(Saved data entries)
━━━━━━━━━━━━━━━━━━━━━━━━━━━━━━

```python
class Setup:

    G1 = 4096
    G2 = 65

    def __init__(self, handle: int, lib):
        self._h = ctypes.c_void_p(handle)
        self._lib = lib

    @classmethod
    def load_json(cls, path, device: int = 0, window_bits: int = 0, lib_path: Optional[str] = None, plane_groups: int = 0, devices=None,
                  table_max: bool = False, build_async: bool = False, table_budget_bytes: int = 0) -> "Setup":
        try:
            with open(path) as fh:
                raw = json.load(fh)
        except OSError as err:
            raise LoadSetupError("Io(%s)" % err)
        except ValueError as err:
            raise LoadSetupError("Serde(%s)" % err)
        try:
            g1 = [_unhex(s) for s in raw["g1_lagrange"]]
            g2 = [_unhex(s) for s in raw["g2_monomial"]]
        except (KeyError, ValueError, AttributeError) as err:
            raise LoadSetupError("Serde(%s)" % err)
        return cls.from_bytes(g1, g2, device=device, window_bits=window_bits, lib_path=lib_path, plane_groups=plane_groups, devices=devices,
                              table_max=table_max, build_async=build_async, table_budget_bytes=table_budget_bytes)

    @classmethod
    def from_bytes(cls, g1_lagrange: Sequence[bytes], g2_monomial: Sequence[bytes], device: int = 0, window_bits: int = 0,
                   lib_path: Optional[str] = None, plane_groups: int = 0, devices=None, table_max: bool = False, build_async: bool = False,
                   table_budget_bytes: int = 0) -> "Setup":
        if len(g1_lagrange) != cls.G1:
            raise LoadSetupError("InvalidLenG1Lagrange")
        if len(g2_monomial) != cls.G2:
            raise LoadSetupError("InvalidLenG2Monomial")
        if any(len(p) != 48 for p in g1_lagrange) or any(len(p) != 96 for p in g2_monomial):
            raise LoadSetupError("Bls(ECGroup(InvalidEncoding))")
        lib = load_library(lib_path)
        flags = (CFG_TABLE_MAX if table_max else 0) | (CFG_BUILD_ASYNC if build_async else 0)
        cfg = _Config.new(device, window_bits, flags, plane_groups, table_budget_bytes, None, 0, 0)
        keep = None
        if devices is not None:
            if isinstance(devices, str):
                assert devices == "all", devices
                cfg.ndev = ALL_DEVICES
            else:
                keep = (ctypes.c_int32 * len(devices))(*devices)
                cfg.devices = ctypes.cast(keep, ctypes.POINTER(ctypes.c_int32))
                cfg.ndev = len(devices)
        out = ctypes.c_void_p()
        rc = lib.kzg_ctx_create(b"".join(g1_lagrange), b"".join(g2_monomial), ctypes.byref(cfg), ctypes.byref(out))
        if rc in (-4, -5):
            code = lib.kzg_last_error_code()
            kind = str(error_from_status(code)) if code in _STATUS else "ECGroup"
            raise LoadSetupError("Bls(%s): %s" % (kind, lib.kzg_last_error().decode()))
        if rc == -6:
            raise LoadSetupError("Unsupported: %s" % lib.kzg_last_error().decode())
        if rc != 0:
            raise EngineError("kzg_ctx_create failed (%d): %s" % (rc, lib.kzg_last_error().decode()))
        return cls(out.value, lib)

    @property
    def members(self) -> int:
        return self._lib.kzg_ctx_members(self._h)

    def member_device(self, k: int) -> int:
        return self._lib.kzg_ctx_member_device(self._h, k)

    def member(self, k: int) -> "Setup":
        h = self._lib.kzg_ctx_member(self._h, k)
        if not h:
            raise IndexError(k)
        m = Setup(h, self._lib)
        m._borrowed = True
        m._owner = self
        return m

    @property
    def ready(self) -> bool:
        return bool(self._lib.kzg_ctx_ready(self._h))

    def wait_ready(self):
        self._check(self._lib.kzg_ctx_wait_ready(self._h), "kzg_ctx_wait_ready")

    def close(self):
        if self._h:
            if not getattr(self, "_borrowed", False):
                self._lib.kzg_ctx_destroy(self._h)
            self._h = None

    def __del__(self):
        try:
            self.close()
        except Exception:
            pass

    @property
    def handle(self) -> int:
        return self._h.value

    @property
    def window_bits(self) -> int:
        return self._lib.kzg_ctx_window_bits(self._h)

    @property
    def plane_groups(self) -> int:
        return self._lib.kzg_ctx_plane_groups(self._h)

    @property
    def msm_kernel_name(self) -> str:
        return self._lib.kzg_ctx_msm_kernel_name(self._h).decode()

    @property
    def table_bytes(self) -> int:
        return self._lib.kzg_ctx_table_bytes(self._h)

    def workspace_bytes(self):
        return [int(self._lib.kzg_ctx_workspace_bytes(self._h, k)) for k in range(3)]

    def _check(self, rc: int, what: str):
        if rc < 0:
            raise EngineError("%s failed (%d): %s" % (what, rc, self._lib.kzg_last_error().decode()))

    def _verdict(self, what: str, args, tail=(), to_error=_kzg_error) -> bool:
        ok = ctypes.c_int32(0)
        rc = getattr(self._lib, what)(self._h, *args, ctypes.byref(ok), *tail)
        self._check(rc, what)
        if rc > 0:
            raise to_error(rc)
        return bool(ok.value)

    def _verdicts(self, what: str, args, n: int, tail=()) -> Tuple[List[bool], List[int], bool]:
        ok_each, status, ok = ctypes.create_string_buffer(max(n, 1)), (ctypes.c_int32 * max(n, 1))(), ctypes.c_int32(0)
        rc = getattr(self._lib, what)(self._h, *args, n, ctypes.cast(ok_each, _u8p), status, ctypes.byref(ok), *tail)
        self._check(rc, what)
        if rc > 0:
            raise EngineError("%s returned %d" % (what, rc))
        return [bool(b) for b in ok_each.raw[:n]], list(status[:n]), bool(ok.value)

    def _produce(self, what: str, inputs, n: int, out_bytes):
        outs = [None if b is None else ctypes.create_string_buffer(b * n) for b in out_bytes]
        status = (ctypes.c_int32 * n)()
        rc = getattr(self._lib, what)(self._h, *inputs, n, *[None if o is None else ctypes.cast(o, ctypes.c_void_p) for o in outs], status)
        self._check(rc, what)
        return tuple(None if o is None else o.raw for o in outs) + (list(status),)

    @staticmethod
    def _host_args(*buffers):
        return [a if isinstance(a, int) else _buf(a) for a in buffers]

    @staticmethod
    def _cell_index_array(cell_indices, n: int):
        if isinstance(cell_indices, int):
            return ctypes.cast(cell_indices, _u64p)
        if isinstance(cell_indices, (bytes, bytearray, memoryview)):
            return (ctypes.c_uint64 * n).from_buffer_copy(cell_indices)
        return (ctypes.c_uint64 * n)(*cell_indices)

    def blob_to_commitment_batch(self, blobs: bytes, n: Optional[int] = None):
        blobs = _buf(blobs)
        n = len(blobs) // BYTES_PER_BLOB if n is None else n
        if len(blobs) != n * BYTES_PER_BLOB:
            raise BlobError("InvalidLen")
        return self._produce("kzg_blob_to_commitment_batch", [blobs], n, [48])

    def compute_blob_proof_batch(self, blobs: bytes, commitments: bytes):
        blobs, commitments = _buf(blobs), _buf(commitments)
        n = len(commitments) // 48
        if len(blobs) != n * BYTES_PER_BLOB or len(commitments) != 48 * n:
            raise BlobError("InvalidLen")
        return self._produce("kzg_compute_blob_proof_batch", [blobs, commitments], n, [48])

    def blob_sidecar_batch(self, blobs: bytes, n: Optional[int] = None):
        blobs = _buf(blobs)
        n = len(blobs) // BYTES_PER_BLOB if n is None else n
        if len(blobs) != n * BYTES_PER_BLOB:
            raise BlobError("InvalidLen")
        return self._produce("kzg_blob_sidecar_batch", [blobs], n, [48, 48, 32])

    def compute_cells_batch(self, blobs: bytes, n: Optional[int] = None):
        blobs = _buf(blobs)
        n = len(blobs) // BYTES_PER_BLOB if n is None else n
        if len(blobs) != n * BYTES_PER_BLOB:
            raise BlobError("InvalidLen")
        return self._produce("kzg_compute_cells_batch", [blobs], n, [CELLS_PER_EXT_BLOB * BYTES_PER_CELL])

    def recover_cells_batch(self, cells: bytes, present: bytes, n: Optional[int] = None):
        cells, present = _buf(cells), _buf(present)
        n = len(present) // 16 if n is None else n
        if len(cells) != n * CELLS_PER_EXT_BLOB * BYTES_PER_CELL or len(present) != n * 16:
            raise ValueError("recover_cells_batch: n * 262144 bytes of cells and n * 16 bytes of mask")
        return self._produce("kzg_recover_cells_batch", [cells, present], n, [CELLS_PER_EXT_BLOB * BYTES_PER_CELL])

    def compute_cells_and_proofs_batch(self, blobs: bytes, n: Optional[int] = None, want_cells: bool = True):
        blobs = _buf(blobs)
        n = len(blobs) // BYTES_PER_BLOB if n is None else n
        if len(blobs) != n * BYTES_PER_BLOB:
            raise BlobError("InvalidLen")
        return self._produce("kzg_compute_cells_and_proofs_batch", [blobs], n,
                             [CELLS_PER_EXT_BLOB * BYTES_PER_CELL if want_cells else None, CELLS_PER_EXT_BLOB * 48])

    def recover_cells_and_proofs_batch(self, cells: bytes, present: bytes, n: Optional[int] = None):
        cells, present = _buf(cells), _buf(present)
        n = len(present) // 16 if n is None else n
        if len(cells) != n * CELLS_PER_EXT_BLOB * BYTES_PER_CELL or len(present) != n * 16:
            raise ValueError("recover_cells_and_proofs_batch: n * 262144 bytes of cells and n * 16 bytes of mask")
        return self._produce("kzg_recover_cells_and_proofs_batch", [cells, present], n, [CELLS_PER_EXT_BLOB * BYTES_PER_CELL, CELLS_PER_EXT_BLOB * 48])

    def _select_call(self, what: str, inputs, n: int, proofs, want_cells: bool):
        size = n * CELLS_PER_EXT_BLOB * 48
        if proofs is not None and len(_buf(proofs)) != size:
            raise ValueError("%s: the proof buffer is n * 6144 bytes" % what)
        io = ctypes.create_string_buffer(bytes(_buf(proofs)) if proofs is not None else bytes(size), size)
        cells = ctypes.create_string_buffer(n * CELLS_PER_EXT_BLOB * BYTES_PER_CELL) if want_cells else None
        status = (ctypes.c_int32 * n)()
        rc = getattr(self._lib, what)(self._h, *inputs, n, None if cells is None else ctypes.cast(cells, ctypes.c_void_p), ctypes.cast(io, ctypes.c_void_p), status)
        self._check(rc, what)
        return (None if cells is None else cells.raw), io.raw, list(status)

    def compute_cells_and_proofs_select_batch(self, blobs: bytes, want: bytes, proofs: Optional[bytes] = None, want_cells: bool = True):
        blobs, want = _buf(blobs), _buf(want)
        n = len(want) // 16
        if len(blobs) != n * BYTES_PER_BLOB or len(want) != n * 16:
            raise ValueError("compute_cells_and_proofs_select_batch: n * 131072 bytes of blobs and n * 16 bytes of mask")
        return self._select_call("kzg_compute_cells_and_proofs_select_batch", [blobs, want], n, proofs, want_cells)

    def recover_cells_and_proofs_select_batch(self, cells: bytes, present: bytes, want: bytes, proofs: Optional[bytes] = None):
        cells, present, want = _buf(cells), _buf(present), _buf(want)
        n = len(present) // 16
        if len(cells) != n * CELLS_PER_EXT_BLOB * BYTES_PER_CELL or len(present) != n * 16 or len(want) != n * 16:
            raise ValueError("recover_cells_and_proofs_select_batch: n * 262144 bytes of cells and two n * 16 bytes of masks")
        return self._select_call("kzg_recover_cells_and_proofs_select_batch", [cells, present, want], n, proofs, True)

    def compute_proof_batch(self, blobs: bytes, zs: bytes):
        blobs, zs = _buf(blobs), _buf(zs)
        n = len(zs) // 32
        if len(blobs) != n * BYTES_PER_BLOB:
            raise BlobError("InvalidLen")
        return self._produce("kzg_compute_proof_batch", [blobs, zs], n, [48, 32])

    def blob_to_commitment_batch_affine(self, blobs: bytes, n: Optional[int] = None):
        blobs = _buf(blobs)
        n = len(blobs) // BYTES_PER_BLOB if n is None else n
        if len(blobs) != n * BYTES_PER_BLOB:
            raise BlobError("InvalidLen")
        return self._produce("kzg_blob_to_commitment_batch_affine", [blobs], n, [96])

    def compute_blob_proof_batch_affine(self, blobs: bytes, commitments: bytes):
        blobs, commitments = _buf(blobs), _buf(commitments)
        n = len(commitments) // 48
        if len(blobs) != n * BYTES_PER_BLOB or len(commitments) != 48 * n:
            raise BlobError("InvalidLen")
        return self._produce("kzg_compute_blob_proof_batch_affine", [blobs, commitments], n, [96])

    def compute_proof_batch_affine(self, blobs: bytes, zs: bytes):
        blobs, zs = _buf(blobs), _buf(zs)
        n = len(zs) // 32
        if len(blobs) != n * BYTES_PER_BLOB:
            raise BlobError("InvalidLen")
        return self._produce("kzg_compute_proof_batch_affine", [blobs, zs], n, [96, 32])

    def blob_to_commitment_point(self, blob) -> P1:
        blob = _buf(blob)
        if len(blob) != BYTES_PER_BLOB:
            raise BlobError("InvalidLen")
        out, status = self.blob_to_commitment_batch_affine(blob, 1)
        if status[0]:
            raise error_from_status(status[0])
        return P1(out)

    def blob_proof_point(self, blob, commitment: bytes) -> P1:
        blob, commitment = _buf(blob), _buf(commitment)
# ... 585 lines not shown
```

━━━━━━━━━━━━━━━━━━━━━━━━━━━━━━

▶ What to work on
Scan the records above for the word "True" and return every line where it occurs.

▶ Written reply
        m._borrowed = True
    def compute_cells_and_proofs_batch(self, blobs: bytes, n: Optional[int] = None, want_cells: bool = True):
    def compute_cells_and_proofs_select_batch(self, blobs: bytes, want: bytes, proofs: Optional[bytes] = None, want_cells: bool = True):
        return self._select_call("kzg_recover_cells_and_proofs_select_batch", [cells, present, want], n, proofs, True)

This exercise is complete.